Your task:
What lines in the entries below contain the word "zkdev"? Copy all of them.

Extracted records:
Content starts
@@ -654,6 +687,16 @@
             section(L.sum_a);
             query(base_a, 0, ga, off_a);
         }
+        if (L.w_b2v) {
+            section(L.pair_l);
+            for (uint32_t k = 0; k < L.pl; k++) map.push_back((int32_t)(P->prs.base_l + k));
+            section(L.pair_b1);
+            for (uint32_t k = 0; k < L.pb1; k++) map.push_back((int32_t)(P->prs.base_b1 + k));
+            if (L.fold) {
+                section(L.pair_a);
+                for (uint32_t k = 0; k < L.pa; k++) map.push_back((int32_t)(P->prs.base_a + k));
+            }
+        }
         section(L.cstride);
         if (!fits) return fail(ZK_ERR_INVALID_ARGUMENT, "internal: the C map does not follow its layout");
         return upload(dst, map);
@@ -669,8 +712,22 @@
         const zk_params::Derived& D = P->drv;
         const uint32_t head = 2 * D.n_rows;
         for (bool fold : {false, true})
-            ZK_TRY(upload_c_map(fold ? P->map_cfd : P->map_cd, cjob_layout(n_in, n_aux, head, ga, gb2, gb1, fold, true), D.pos.data(),
+            ZK_TRY(upload_c_map(fold ? P->map_cfd : P->map_cd, cjob_layout(n_in, n_aux, head, ga, gb2, gb1, fold, true, pc), D.pos.data(),
                                 D.pos.data() + head + n_in, D.pos.data() + head, D.off_a, D.off_b1));
+    }
+    if (pairs) {
+        const CJobLayout Wp = cjob_layout(n_in, n_aux, 0, ga, gb2, gb1, false, true, pc);
+        std::vector<int32_t> mad(Wp.wstride, -1), mbd(Wp.wstride, -1);
+        for (uint32_t i = 0; i < W.wstride; i++) {
+            if (ma[i] >= 0) mad[i] = (int32_t)(P->drv.off_a + ma[i]);
+            if (i >= nv) mbd[i] = mb2[i];
+        }
+        for (uint32_t i = 0; i < nv; i++) mbd[Wp.w_b2v + i] = mb2[i];
+        for (uint32_t k = 0; k < pc.a; k++) mad[Wp.w_pair_a + k] = (int32_t)(P->prs.base_a + k);
+        for (uint32_t k = 0; k < pc.b2; k++) mbd[Wp.w_pair_b2 + k] = (int32_t)(P->prs.base_b2 + k);
+        ZK_TRY(upload(P->map_ad, mad));
+        ZK_TRY(upload(P->map_b2d, mbd));
+        ZK_TRY(upload(P->pairs_dev, P->prs.links));
     }
     gptr.insert(gptr.end(), gmem.begin(), gmem.end());
     ZK_TRY(upload(P->grp_dev, gptr));
@@ -681,6 +738,7 @@
     P->mg_a = ga;
     P->mg_b2 = gb2;
     P->mg_b1 = gb1;
+    P->mpairs = pc;
     return ZK_OK;
 }
 
@@ -700,6 +758,7 @@
     const int32_t* map_c;
     uint32_t *wit, *cvec, *bad;
     const DP1* a_dev = nullptr;
+    bool pairs = false;
 
     zk_status scalars(const uint8_t* rs) {
         const CJobLayout& L = plan.layout;
@@ -727,9 +786,9 @@
         HIP_TRY(hipMemsetAsync(bad, 0, 4, g_stream));
         ZK_TRY(P->cvec.ensure(np * (size_t)L.cstride * 32));
         cvec = P->cvec.as<uint32_t>();
-        ZK_LAUNCH(zkdev::k_build_scalars, dim3((L.wstride + L.gb1 + 255) / 256, (unsigned)np), dim3(256), 0, g_stream, wit, cvec,
+        ZK_LAUNCH(zkdev::k_build_scalars, dim3((L.w_end + L.gb1 + 255) / 256, (unsigned)np), dim3(256), 0, g_stream, wit, cvec,
                   (const uint32_t*)bt->d_wit + first * (size_t)nv * 8, P->tail.as<uint32_t>(), L, mont ? 1u : 0u, bad,
-                  P->grp_dev.as<uint32_t>());
+                  P->grp_dev.as<uint32_t>(), pairs ? (const int32_t*)P->pairs_dev.as<int32_t>() : (const int32_t*)nullptr);
         return ZK_OK;
     }
 
@@ -737,7 +796,7 @@
         const uint32_t wstride = plan.layout.wstride;
         P->jobs2.clear();
         for (size_t p = 0; p < np; p++) {
-            MsmJob j2 = {wit + p * (size_t)wstride * 8, P->map_b2.as<int32_t>(), wstride, 0, (uint32_t)P->g2.n_points, 0, 0, 0};
+            MsmJob j2 = {wit + p * (size_t)wstride * 8, (pairs ? P->map_b2d : P->map_b2).as<int32_t>(), wstride, 0, (uint32_t)G2->n_points, 0, 0, 0};
             P->jobs2.push_back(j2);
         }
         HIP_TRY(hipEventRecord(g_ev_fork, g_stream));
Content ends
Solution to the exercise:
-        ZK_LAUNCH(zkdev::k_build_scalars, dim3((L.wstride + L.gb1 + 255) / 256, (unsigned)np), dim3(256), 0, g_stream, wit, cvec,
+        ZK_LAUNCH(zkdev::k_build_scalars, dim3((L.w_end + L.gb1 + 255) / 256, (unsigned)np), dim3(256), 0, g_stream, wit, cvec,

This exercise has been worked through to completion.